Dorothy has a lot of friends there!


----------



## geraldandannie (Jun 4, 2006)

pippin said:


> I don't quite follow that bit Cabby.


It is a popular gay resort town, like Brighton is in the UK.

Gerald


----------



## eddied (May 9, 2005)

*Sitges*

 Ciao tutti,
good to see Spain catching up with Germany, France and Italy with motorhome areas.
hasta lluego,
eddied
:wave:hi peter


----------



## cabby (May 14, 2005)

Had an early night last night. Yes it has become a Gay resort similar to Brighton, in fact I think half of Brighton moves there in the winter.It keeps the town alive with good bars and cafes.We stayed at a campsite about 15 mins walk away.A little bit like Benidorm as well, but not so tawdy.Worth a visit though.

You are up early Gerald. :wink: :wink: 

cabby


----------



## pippin (Nov 15, 2007)

*it is similar as camp town in Brighton in Sitges. *

It was still a queer bit of writing!


----------



## cabby (May 14, 2005)

Nowt queer as folk you know. :lol: :lol: :lol: 
In case you are not aware, :roll: :roll: the area in Brighton known as Kemp town (after the well known designer/builder). this is an area mainly having the Gay community, so it has been called unofficially as Camp town.
It is very similar to Sitges where the rainbow also shines.

cabby


----------



## pippin (Nov 15, 2007)

Oh, what a gay day!


----------



## tomnjune (May 1, 2005)

hi
thanks for the info, were heading that way.
tomnjune


----------



## thieawin (Jun 7, 2006)

Suspect Sitges has been gay longer than Brighton

From Town Centre you will need to follow signs to Poligon Mas Alba


----------



## RUMomo (Jul 25, 2009)

Some more photos taken on the day of the inauguration:


----------



## RUMomo (Jul 25, 2009)

Some more:



Sorry no more - have been able to sort photos and upload better ones!!

Thanks Olley!!


----------



## pippin (Nov 15, 2007)

Thanks for the photos - but they are smaller than a postage stamp and clicking on them has no effect.

Can some clever clogs who knows about these things tell him how to get them bigger and/or clickable?

I am a numpty at that sort of thing!


----------



## RUMomo (Jul 25, 2009)

pippin said:


> Thanks for the photos - but they are smaller than a postage stamp and clicking on them has no effect.
> 
> Can some clever clogs who knows about these things tell him how to get them bigger and/or clickable?
> 
> I am a numpty at that sort of thing!


Sorry pippin but when I make them bigger they lose in resolution.

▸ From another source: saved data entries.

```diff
diff --git a/waveflow_amd/csrc/wf_tickets.cpp b/waveflow_amd/csrc/wf_tickets.cpp
--- /dev/null
+++ b/waveflow_amd/csrc/wf_tickets.cpp
@@ -0,0 +1,58 @@
+#include "wf_tickets.h"
+
+#include <hip/hip_runtime.h>
+
+#include <mutex>
+
+#include "wf_internal.h"
+
+namespace wf {
+
+namespace {
+
+struct DevicePool {
+    unsigned long long* words = nullptr;
+    TicketBook* book = nullptr;
+};
+std::mutex g_mutex;
+DevicePool g_pools[kMaxDevices];
+
+bool create_pool(DevicePool& p) {
+    void* q = nullptr;
+    if (hipMalloc(&q, (size_t)kTicketWords * sizeof(unsigned long long)) != hipSuccess) {
+        (void)hipGetLastError();
+        return false;
+    }
+    if (hipMemset(q, 0, (size_t)kTicketWords * sizeof(unsigned long long)) != hipSuccess || hipStreamSynchronize(nullptr) != hipSuccess) {
+        (void)hipGetLastError();
+        (void)hipFree(q);
+        (void)hipGetLastError();
+        return false;
+    }
+    p.words = (unsigned long long*)q;
+    p.book = new TicketBook(kTicketWords);
+    return true;
+}
+
+}
+
+unsigned long long* ticket_for_launch(void* stream) {
+    int dev = 0;
+    if (hipGetDevice(&dev) != hipSuccess || dev < 0 || dev >= kMaxDevices) {
+        (void)hipGetLastError();
+        return nullptr;
+    }
+    hipStreamCaptureStatus st = hipStreamCaptureStatusNone;
+    if (hipStreamIsCapturing((hipStream_t)stream, &st) != hipSuccess) {
+        (void)hipGetLastError();
+        return nullptr;
+    }
+    const bool capturing = st != hipStreamCaptureStatusNone;
+    std::lock_guard<std::mutex> lock(g_mutex);
+    DevicePool& p = g_pools[dev];
+    if (!p.words && (capturing || !create_pool(p))) return nullptr;
+    const int w = capturing ? p.book->capture_word() : p.book->stream_word(stream);
+    return w >= 0 ? p.words + w : nullptr;
+}
+
+}
diff --git a/waveflow_amd/csrc/wf_tickets.h b/waveflow_amd/csrc/wf_tickets.h
--- /dev/null
+++ b/waveflow_amd/csrc/wf_tickets.h
@@ -0,0 +1,31 @@
+#pragma once
+
+#include <cstdint>
+#include <unordered_map>
+
+namespace wf {
+
+constexpr int kTicketWords = 4096;
+
+class TicketBook {
+public:
+    explicit TicketBook(int n_words) : n_words_(n_words > 0 ? n_words : 0) {}
+    int stream_word(const void* stream) {
+        auto it = by_stream_.find(stream);
+        if (it != by_stream_.end()) return it->second;
+        if (next_ >= n_words_) return -1;
+        by_stream_.emplace(stream, next_);
+        return next_++;
+    }
+    int capture_word() { return next_ < n_words_ ? next_++ : -1; }
+    int words_left() const { return n_words_ - next_; }
+    int size() const { return n_words_; }
+
+private:
+    int n_words_, next_ = 0;
+    std::unordered_map<const void*, int> by_stream_;
+};
+
+unsigned long long* ticket_for_launch(void* stream);
+
+}
```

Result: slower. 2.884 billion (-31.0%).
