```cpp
__device__ __forceinline__ bool travAtLeaf(const Trav& t) { return (t.cur & kRefLeafBit) != 0u; }
__device__ __forceinline__ bool travPop(Trav& t, LaneStack& stack) {
    if (stack.sp == 0) return false;
    t.cur = stack.pop();
    t.leafPos = 0u;
    return true;
}

__device__ __forceinline__ f3 gridLo(uint32_t w0, uint32_t w1) {
    return mk3(static_cast<float>(w0 & 0xFFFFu), static_cast<float>(w0 >> 16), static_cast<float>(w1 & 0xFFFFu));
}
__device__ __forceinline__ f3 gridHi(uint32_t w1, uint32_t w2) {
    return mk3(static_cast<float>(w1 >> 16), static_cast<float>(w2 & 0xFFFFu), static_cast<float>(w2 >> 16));
}

template <bool COUNT>
__device__ __forceinline__ bool travWideStep(const SceneMem& mem, Trav& t, LaneStack& stack, TraceCounters& cnt) {
    const uint32_t at = t.cur * 64u;
    const uint4 c0 = load16u(mem.wide, at), c1 = load16u(mem.wide, at + 16u), c2 = load16u(mem.wide, at + 32u), c3 = load16u(mem.wide, at + 48u);
    float k0, k1, k2, k3;
    auto boxTest = [&](const uint4& c, float& k) {
        const uint32_t wx = __builtin_amdgcn_perm(c.y, c.x, t.selX), wy = __builtin_amdgcn_perm(c.z, c.x, t.selY), wz = __builtin_amdgcn_perm(c.z, c.y, t.selZ);
        const f3 nearQ = mk3(static_cast<float>(wx & 0xFFFFu), static_cast<float>(wy & 0xFFFFu), static_cast<float>(wz & 0xFFFFu));
        const f3 farQ = mk3(static_cast<float>(wx >> 16), static_cast<float>(wy >> 16), static_cast<float>(wz >> 16));
        return slabTestOrdered(nearQ, farQ, t.oi, t.inv, t.tnear, t.hit.t, k);
    };
    const bool h0 = boxTest(c0, k0), h1 = boxTest(c1, k1), h2 = boxTest(c2, k2), h3 = boxTest(c3, k3);
    k0 = h0 ? k0 : INFINITY;
    k1 = h1 ? k1 : INFINITY;
    k2 = h2 ? k2 : INFINITY;
    k3 = h3 ? k3 : INFINITY;
    uint32_t r0 = c0.w, r1 = c1.w, r2 = c2.w, r3 = c3.w;
    if (COUNT) ++cnt.nodes;
    t.leafPos = 0u;
    auto exchange = [](float& ka, uint32_t& ra, float& kb, uint32_t& rb) {
        const bool swap = kb < ka;
        const float kLo = swap ? kb : ka, kHi = swap ? ka : kb;
        const uint32_t rLo = swap ? rb : ra, rHi = swap ? ra : rb;
        ka = kLo;
        kb = kHi;
        ra = rLo;
        rb = rHi;
    };
    exchange(k0, r0, k1, r1);
    exchange(k2, r2, k3, r3);
    exchange(k0, r0, k2, r2);
    exchange(k1, r1, k3, r3);
    exchange(k1, r1, k2, r2);
    if (k3 < INFINITY) stack.push(r3);
    if (k2 < INFINITY) stack.push(r2);
    if (k1 < INFINITY) stack.push(r1);
    if (k0 < INFINITY) {
        t.cur = r0;
        return true;
    }
    return travPop(t, stack);
}

template <bool COUNT, int NODES = -1>
__device__ __forceinline__ bool travNodeStep(const SceneView& sc, const SceneMem& mem, Trav& t, LaneStack& stack, TraceCounters& cnt) {
    if (NODES == 2) return travWideStep<COUNT>(mem, t, stack, cnt);
    uint32_t ref0, ref1;
    float e0, e1;
    bool h0, h1;
    if (NODES == 1 || (NODES < 0 && sc.useQuantized)) {
        const uint4 q0 = load16u(mem.nodes, t.cur * 32u), q1 = load16u(mem.nodes, t.cur * 32u + 16u);
        ref0 = q0.w;
        ref1 = q1.w;
        h0 = slabTest(gridLo(q0.x, q0.y), gridHi(q0.y, q0.z), t.oi, t.inv, t.tnear, t.hit.t, e0);
        h1 = slabTest(gridLo(q1.x, q1.y), gridHi(q1.y, q1.z), t.oi, t.inv, t.tnear, t.hit.t, e1);
    } else {
        const uint32_t at = t.cur * 64u;
        const float4 n0 = load16f(mem.nodes, at), n1 = load16f(mem.nodes, at + 16u), n2 = load16f(mem.nodes, at + 32u),
                     n3 = load16f(mem.nodes, at + 48u);
        ref0 = __float_as_uint(n0.w);
        ref1 = __float_as_uint(n1.w);
        h0 = slabTest(mk3(n0), mk3(n1), t.oi, t.inv, t.tnear, t.hit.t, e0);
        h1 = slabTest(mk3(n2), mk3(n3), t.oi, t.inv, t.tnear, t.hit.t, e1);
// ... 106 lines not shown
```

Before: 2532 Msamples/s.

## Repack wide BVH boxes per axis and decode planes via biased-float perm

Wide BVH child records now store each axis's lo/hi pair in one 32-bit word instead of interleaving axes across words. The traversal kernel builds each box plane as a float directly with a byte perm against the 2^23 bias exponent, so it skips the integer mask/shift and int-to-float conversions. The ray origin term is folded into a precomputed biased offset. A host-side checker is added to compare culling against the old formulation. The geometry cache magic is bumped, and the bias trick risks precision loss for far-away rays.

I've tried to fix them but no go. Will try again tomorrow.

Can you fix them Jim??

Thanks. RUMomo.


----------



## foll-de-roll (Oct 29, 2007)

I expect it will be declared a "Site Of National Beauties" !!   

I cannot believe intelligent people spend there holidays in dumps like this. They have he means to Camp anywhere in the whole of Europe, and they choose to sit cheek by jowel in a Car Park.  :? :? :? Still, as they say "It takes all sorts" Andy


----------



## olley (May 1, 2005)

Hi Momo, I don't think you will do much with the picture quality, unless you increase the file size. The first 3 are only just over 11KB, are you using a picture resizer programme? if so change it so you get a file size of around 60KB, the pictures should be bigger and better.

Olley


----------